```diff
@@ -1666,7 +1685,7 @@
                                                                       w.parent, w.asym_nodes, w.counters);
     else
       bfs_hook_min_kernel<<<grid, 256, 0, stream>>>(bq_idxs, start_len, n, list_flags & SG_LISTS_SORTED,
-                                                   list_flags & SG_LISTS_RADIUS, w.parent);
+                                                   list_flags & SG_LISTS_RADIUS, w.parent, w.counters);
     bfs_compress_kernel<<<grid, 256, 0, stream>>>(n, w.parent);
   }
   bfs_union_kernel<0><<<grid_for(n, 4, 256 * 16), 256, 0, stream>>>(bq_idxs, start_len, n,
diff --git a/softgroup_amd/csrc/common.h b/softgroup_amd/csrc/common.h
--- a/softgroup_amd/csrc/common.h
+++ b/softgroup_amd/csrc/common.h
@@ -160,6 +160,8 @@
 int octree_ballquery_fill_stash(const float *points, const float *boxes, const int32_t *pt_inds,
                                 const int32_t *pt_start_len, int n, float radius, const int32_t *start_len,
                                 const int32_t *stash, int32_t *idx, hipStream_t stream);
+int ballquery_build_grid_clear(const float *xyz, const int32_t *batch_idxs, int n, float radius, void *ws,
+                               size_t ws_bytes, void *clear, size_t clear_bytes, hipStream_t stream);
 void conv_release_stream(int dev, hipStream_t stream);
 void unet_release_stream(int dev, hipStream_t stream);
 void scan_release_stream(int dev, hipStream_t stream);
diff --git a/softgroup_amd/csrc/scan_exec.hip b/softgroup_amd/csrc/scan_exec.hip
--- a/softgroup_amd/csrc/scan_exec.hip
+++ b/softgroup_amd/csrc/scan_exec.hip
@@ -527,8 +527,8 @@
   SG_TAKE(start_len, int32_t, 2 * static_cast<size_t>(n_sel));
   const size_t sc_bytes = sg_scan_workspace_bytes(n_sel);
   SG_TAKE(sc_ws, char, sc_bytes);
-  hipMemsetAsync(start_len, 0, sizeof(int32_t) * 2 * n_sel, stream);
-  SG_TRY(sg_ballquery_build_grid(pts, key, n_sel, cfg->radius, bq_ws, bq_bytes, stream_));
+  SG_TRY(ballquery_build_grid_clear(pts, key, n_sel, cfg->radius, bq_ws, bq_bytes, start_len,
+                                    sizeof(int32_t) * 2 * n_sel, stream));
   SG_TRY(sg_ballquery_count(pts, key, n_sel, cfg->radius, start_len, nullptr, bq_ws, bq_bytes, stream_));
   SG_TRY(sg_exclusive_scan_startlen(start_len, n_sel, meta + 32, sc_ws, sc_bytes, stream_));
   SG_TRY(read_back(host, meta + 32, 1, stream, kWhat));
```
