constexpr int CLS_ITEMS = 16;
// ... 132 lines not shown
  constexpr int LN_ARROW_WORDS = LN_MAX * LN_ROWW, LN_PREV_WORDS = LN_MAX + 2, LN_CODE_BYTES = LN_MAX + 1;
  constexpr int LN_BYTES = 64 * (4 * LN_ARROW_WORDS + 4 * LN_PREV_WORDS + 2 * LN_CODE_BYTES);
  __shared__ __attribute__((aligned(16))) char smem[LN_BYTES];
  const int lane = threadIdx.x;
  unsigned* AR = (unsigned*)smem;
  int* PV = (int*)(smem + 64 * 4 * LN_ARROW_WORDS);
  unsigned char* QC = (unsigned char*)(smem + 64 * 4 * (LN_ARROW_WORDS + LN_PREV_WORDS));
  unsigned char* TC = QC + 64 * LN_CODE_BYTES;
  const int count = a.counts[cls];
  for (int x0 = blockIdx.x * 64; x0 < count; x0 += gridDim.x * 64) {
    const int x = x0 + lane;
    if (x < count) {
      const int p = a.list[a.offs[cls] + x];
      Problem pr; Geo g; int ok;
      load_problem(a, p, pr, g, ok);
      const int qLen = g.qLen, tLen = g.tLen, k = g.k, diag = g.diag, qB = g.qB, tB = g.tB;
      const int m = pr.m, mm = pr.mm, indel = pr.indel;
      {
        unsigned char cq[LN_MAX], ct[LN_MAX];
#pragma unroll
        for (int i = 0; i < LN_MAX; i++) { cq[i] = i < qLen ? (unsigned char)pr.q[i] : 0; ct[i] = i < tLen ? (unsigned char)pr.t[i] : 0; }
#pragma unroll
        for (int i = 0; i < LN_MAX; i++) { QC[(i + 1) * 64 + lane] = (unsigned char)code_n(cq[i]); TC[(i + 1) * 64 + lane] = (unsigned char)code_n(ct[i]); }
      }
      auto in_region = [&](int i, int j) { return i >= 1 && i <= qB - 1 && j >= 1 && j <= tB - 1 && i - j <= k && j - i <= k; };
      auto pre = [&](int i, int j) -> int {
        int v = MISS;
        if (j == 0 && i >= 1 && i < k + 1) v = indel * i;
        if (i == 0 && j >= 1 && j <= k + 1) v = indel * j;
        if (i == 0 && j == 0) v = 0;
        if (qLen >= tLen) { if (j == i + k + 1 && i <= diag - k - 1) v = MISS; if (i == j + k + 1 && j >= 1 && j < diag + k - 1) v = MISS; }
        if (qLen <= tLen) { if (i == j + k + 1 && j < diag - 1) v = MISS; if (j == i + k + 1 && j >= 1 && j < diag + k) v = MISS; }
        return v;
      };
      auto pre_arrow = [&](int i, int j) -> int {
        int v = -1;
        if (i < 0 || j < 0) return v;
        if (j == 0 && i >= 1 && i < k + 1) v = A_LEFT;
        if (i == 0 && j >= 1 && j <= k + 1) v = A_DOWN;
        if (i == 0 && j == 0) v = A_DONE;
        if (qLen >= tLen) { if (j == i + k + 1 && i <= diag - k - 1) v = A_BORDER; if (i == j + k + 1 && j >= 1 && j < diag + k - 1) v = A_BORDER; }
        if (qLen <= tLen) { if (i == j + k + 1 && j < diag - 1) v = A_BORDER; if (j == i + k + 1 && j >= 1 && j < diag + k) v = A_BORDER; }
        return v;
      };
      for (int j = 1; j <= tB - 1; j++) {
        const int ilo = max(1, j - k), ihi = min(qB - 1, j + k);
        const int tcj = TC[j * 64 + lane];
        int left = pre(ilo - 1, j);
        int dg = in_region(ilo - 1, j - 1) ? PV[(ilo - 1) * 64 + lane] : pre(ilo - 1, j - 1);
        unsigned long long acc = 0;
        const int hi2 = j >= 2 ? min(qB - 1, j - 1 + k) : 0;
        for (int i = ilo; i <= ihi; i++) {
          int up;
          if (i <= hi2) up = PV[i * 64 + lane];
          else up = (j == 1 && i < k + 1) ? indel * i : MISS;
          const int sIns = left + indel, sDel = up + indel, sMat = dg + (QC[i * 64 + lane] == tcj ? m : mm);
          const int best = max(sIns, max(sDel, sMat));
          const int ar = (best == sIns) ? A_LEFT : (best == sDel) ? A_DOWN : A_DIAG;
          acc |= (unsigned long long)ar << (2 * (i - ilo));
          PV[i * 64 + lane] = best;
          dg = up; left = best;
        }
        AR[((j - 1) * LN_ROWW) * 64 + lane] = (unsigned)acc; if (LN_ROWW > 1) AR[((j - 1) * LN_ROWW + 1) * 64 + lane] = (unsigned)(acc >> 32);
      }
      const int ci = qB - 1, cj = tB - 1;
      const int result = in_region(ci, cj) ? PV[ci * 64 + lane] : ((ci >= 0 && cj >= 0) ? pre(ci, cj) : MISS);
      auto arrow_at = [&](int i, int j) -> int {
        if (!in_region(i, j)) return pre_arrow(i, j);
        const int sh = 2 * (i - max(1, j - k));
        const unsigned w = AR[((j - 1) * LN_ROWW + (LN_ROWW > 1 ? (sh >> 5) : 0)) * 64 + lane];
        return (int)((w >> (sh & 31)) & 3u);
      };
      const long cap = (long)(a.block_off[p + 1] - a.block_off[p]);
      int* blocks = a.blocks + 3 * a.block_off[p];
      int status = 0;
      long nb = 0; int fi = ci, fj = cj;
      for (int pass = 0; pass < 2; pass++) {
        const long nw = min(nb, cap);
        long w = 0; int run = 0; int ti = ci, tj = cj;
        auto flush = [&](int i_after, int j_after) {
          if (run > 0) {
            if (pass == 1 && w < nw) { int* b = blocks + 3 * (nw - 1 - w); b[0] = i_after - fi; b[1] = j_after - fj; b[2] = run; }
            w++; run = 0;
          }
        };
        int arrow = (ti >= 0 && tj >= 0) ? arrow_at(ti, tj) : A_DONE;
        while (arrow != A_BORDER && arrow != A_DONE && ti >= 0 && tj >= 0) {
          if (arrow == A_DIAG) { run++; ti--; tj--; }
          else if (arrow == A_LEFT) { flush(ti, tj); ti--; }
          else if (arrow == A_DOWN) { flush(ti, tj); tj--; }
          else { if (arrow != A_GAPLEFT && arrow != A_GAPDOWN) status |= LRA_ST_NO_TERMINATION; break; }
          if (ti < 0 || tj < 0) break;
          arrow = arrow_at(ti, tj);
        }
        flush(ti, tj);
        if (pass == 0) { nb = w; fi = ti; fj = tj; if (nb > cap) status |= LRA_ST_CAPACITY; }
      }
      int r = result;
      if (r < -(1 << 29)) r = (int)(unsigned int)((long)INT_MIN + ((long)r - (long)MISS));
      a.score[p] = r; a.nblocks[p] = (int)nb; a.status[p] = status;
    }
  }
}

}
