# zijinxuxu/PDFNet

Measured on AMD Instinct MI355X. Metric: train-step images/sec @256x256 RGB-D B=32, higher is better.
Workload: dtype f32

## Files before the change

### include/pdfnet_hip.h

```cpp
#ifndef PDFNET_HIP_H
#define PDFNET_HIP_H
#ifdef __cplusplus
extern "C" {
#endif

#define PDF_E_BADARG (-1)
#define PDF_E_WORKSPACE (-2)
#define PDF_ACT_NONE 0
#define PDF_ACT_RELU 1
#define PDF_ACT_LRELU01 2


int pdf_linear_fwd(const float* x, const float* w, const float* bias, float* y,
                   int M, int N, int K, int ldx, int ldw, int ldy, int act, void* stream);
int pdf_linear_bwd_weight(const float* x, const float* dy, float* dw, float* db, float* ws, long ws_floats,
                          int M, int N, int K, int ldx, int lddy, int accumulate, void* stream);
long pdf_wgrad_workspace_floats(int M, int NI, int NJ);
int pdf_init(void);
int pdf_debug_init_device(void);
int pdf_debug_kernel_timing(int on);
int pdf_set_stats_output(float* part, long cap_floats);
long pdf_stats_result_tiles(void);
long pdf_stats_result_rows(void);
int pdf_set_bn_tile_stats(const float* part, long tiles, long rows_per_tile);
// ... 234 lines not shown
typedef struct PdfCallOpts {
    const void* op0_bf16; const void* op1_bf16;
    void* out_bf16;
    const void* bn_x_bf16;
    float* stats_out; long stats_cap;
    long stats_tiles; long stats_rows;
    const float* tile_stats; long tile_n; long tile_rows;
    const float* in_scale; const float* in_shift;
    const void* op1_bf16_t;
    float* ws; long ws_floats;
    const float* wino_v;
} PdfCallOpts;
long pdf_conv2d_winograd_v_offset(int N, int H, int W, int Cin, int Cout, int KH, int KW, int stride, int pad);
int pdf_linear_fwd_x(const float* x, const float* w, const float* bias, float* y, int M, int N, int K, int ldx, int ldw, int ldy, int act, void* stream, PdfCallOpts* opts);
int pdf_linear_fwd_pair_x(const float* x, const float* w0, const float* w1, const float* b0, const float* b1, float* y, int M, int N, int K, int ldx, int ldw, int ldy, int act, void* stream, PdfCallOpts* opts);
int pdf_linear_bwd_data_x(const float* dy, const float* w, float* dx, int M, int N, int K, int lddy, int ldw, int lddx, void* stream, PdfCallOpts* opts);
int pdf_linear_bwd_data_pair_x(const float* dy, const float* w0, const float* w1, float* dx, int M, int N, int K, int lddy, int ldw, int lddx, void* stream, PdfCallOpts* opts);
int pdf_conv2d_fwd_x(const float* x, const float* w, const float* bias, float* y, int N, int H, int W, int Cin, int ldx, int Cout, int KH, int KW, int stride, int pad, int OH, int OW, int ldy, int act, void* stream, PdfCallOpts* opts);
int pdf_conv2d_bwd_data_x(const float* dy, const float* w, float* dx, int N, int H, int W, int Cin, int lddx, int Cout, int KH, int KW, int stride, int pad, int OH, int OW, int lddy, void* stream, PdfCallOpts* opts);
int pdf_conv2d_bwd_data_add_x(const float* dy, const float* w, float* dx, int N, int H, int W, int Cin, int lddx, int Cout, int KH, int KW, int stride, int pad, int OH, int OW, int lddy, void* stream, PdfCallOpts* opts);
int pdf_linear_bwd_weight_x(const float* x, const float* dy, float* dw, float* db, float* ws, long ws_floats, int M, int N, int K, int ldx, int lddy, int accumulate, void* stream, PdfCallOpts* opts);
int pdf_linear_bwd_weight_pair_x(const float* x, const float* dy, float* dw0, float* dw1, float* db0, float* db1, float* ws, long ws_floats, int M, int N, int K, int ldx, int lddy, int accumulate, void* stream, PdfCallOpts* opts);
int pdf_conv2d_bwd_weight_x(const float* x, const float* dy, float* dw, float* db, float* ws, long ws_floats, int N, int H, int W, int Cin, int ldx, int Cout, int KH, int KW, int stride, int pad, int OH, int OW, int lddy, int accumulate, void* stream, PdfCallOpts* opts);
int pdf_deconv2d_fwd_x(const float* x, const float* w, const float* bias, float* y, int N, int H, int W, int Cin, int ldx, int Cout, int KH, int KW, int stride, int pad, int OH, int OW, int ldy, void* stream, PdfCallOpts* opts);
int pdf_deconv2d_bwd_data_x(const float* dy, const float* w, float* dx, int N, int H, int W, int Cin, int lddx, int Cout, int KH, int KW, int stride, int pad, int OH, int OW, int lddy, void* stream, PdfCallOpts* opts);
int pdf_deconv2d_bwd_weight_x(const float* x, const float* dy, float* dw, float* ws, long ws_floats, int N, int H, int W, int Cin, int ldx, int Cout, int KH, int KW, int stride, int pad, int OH, int OW, int lddy, int accumulate, void* stream, PdfCallOpts* opts);
int pdf_bn_train_fwd_x(const float* x, int ldx, int C, long R, const float* gamma, const float* beta, float* running_mean, float* running_var, float momentum, float eps, const float* res, int ldr, int relu, float* y, int ldy, float* save_mean, float* save_rstd, float* scale, float* shift, float* ws, void* stream, PdfCallOpts* opts);
int pdf_bn_train_bwd_x(const float* dy, int lddy, const float* y, int ldy, int relu, const float* x, int ldx, const float* save_mean, const float* save_rstd, const float* gamma, const float* scale, const float* shift, int C, long R, float* dx, int lddx, float* dres, int lddr, float* dgamma, float* dbeta, int accumulate, float* ws, void* stream, PdfCallOpts* opts);
int pdf_bn_relu_maxk_fwd_x(const float* y, int ldy, int C, long R, int K, const float* gamma, const float* beta, float* running_mean, float* running_var, float momentum, float eps, int training, float* out, int ldo, int* arg, float* save_mean, float* save_rstd, float* scale, float* shift, float* ws, void* stream, PdfCallOpts* opts);
int pdf_l2norm_cat_fwd_x(int nparts, const float* const* x, const int* C, const float* const* w, float eps, long R, float* y, int ldy, float* const* norm, void* stream, PdfCallOpts* opts);
long pdf_conv2d_winograd_workspace_floats(int N, int H, int W, int Cin, int Cout, int KH, int KW, int stride, int pad, int backward);
int pdf_debug_armed_slots(void);
int pdf_debug_callopts_size(void);
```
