template <bool kRC, bool kRebase>
__global__ __launch_bounds__(kThreads) void factor_kernel(const uint32_t *__restrict__ fpos, uint32_t z,
                                                          const uint32_t *__restrict__ lstar,
                                                          const uint32_t *__restrict__ isa,
                                                          const uint32_t *__restrict__ sa,
                                                          const uint32_t *__restrict__ lcp, Pyramid Psa,
                                                          Pyramid Plcp, Pyramid Pmax, uint32_t rcN,
                                                          FactorRec *__restrict__ out, TermTable terms, uint32_t n) {
    const size_t stride = (size_t)gridDim.x * blockDim.x;
    for (size_t k = (size_t)blockIdx.x * blockDim.x + threadIdx.x; k < z; k += stride) {
        const uint32_t i = fpos[k];
        const uint32_t nxt = k + 1 < z ? fpos[k + 1] : n;
        uint32_t code = nxt - i;
        if (kRC || code == 1u) code = lstar[i];
        const uint32_t L = code & kLenMask;
        const bool is_rc = kRC && (code >> 31);
        FactorRec f;
        f.start = i;
        if (L == 0) {
            f.length = 1;
            f.ref = i;
        } else {
            const uint32_t r = isa[i] - 1u;
            uint32_t lo = r, hi = r + 1, steps = 0;
            while (lcp[lo] >= L) {
                --lo;
                if (++steps == kEmitScan) {
                    lo = (uint32_t)pyr_nearest_left<false>(Plcp, lo, L);
                    break;
                }
            }
            steps = 0;
            while (lcp[hi] >= L) {
                ++hi;
                if (++steps == kEmitScan) {
                    hi = pyr_nearest_right<false>(Plcp, hi, L);
                    break;
                }
            }
            hi -= 1;
            f.length = L;
            if (!is_rc) {
                uint32_t mn;
                if (hi - lo < 2 * kEmitScan) {
                    mn = kNone;
                    for (uint32_t q = lo; q <= hi; ++q) {
                        const uint32_t v = sa[q];
                        mn = v < mn ? v : mn;
                    }
                } else {
                    mn = pyr_range<false>(Psa, lo, hi);
                }
                f.ref = mn;
            } else {
                uint32_t mx;
                if (hi - lo < 2 * kEmitScan) {
                    mx = 0;
                    for (uint32_t q = lo; q <= hi; ++q) {
                        const uint32_t v = sa[q];
                        mx = v > mx ? v : mx;
                    }
                } else {
                    mx = pyr_range<true>(Pmax, lo, hi);
                }
                const uint64_t end = 2ull * rcN - mx;
                f.ref = (1ull << 63) | (end - L + 1);
            }
        }
        if (kRebase) {
            const uint32_t t = term_lower_bound(terms, i);
            const uint64_t base = t ? (uint64_t)terms.pos[t - 1] + 1 : 0;
            f.start -= base;
            f.ref -= base;
        }
        out[k] = f;
    }
}

inline unsigned grid_for(size_t items, unsigned cap = 256u * 16u) {
    size_t g = div_up(items, (size_t)kThreads);
    if (g < 1) g = 1;
    return (unsigned)(g > cap ? cap : g);
}

}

※ ※ ※

» Your instructions: Your task is to restate, word for word, only those lines above that fall between the line holding "auto in_region = [&](int" and the line holding "if (i == 0 && j == 0) v = 0;", inclusive.

» Exercise solution:
      auto in_region = [&](int i, int j) { return i >= 1 && i <= qB - 1 && j >= 1 && j <= tB - 1 && i - j <= k && j - i <= k; };
      auto pre = [&](int i, int j) -> int {
        int v = MISS;
        if (j == 0 && i >= 1 && i < k + 1) v = indel * i;
        if (i == 0 && j >= 1 && j <= k + 1) v = indel * j;
        if (i == 0 && j == 0) v = 0;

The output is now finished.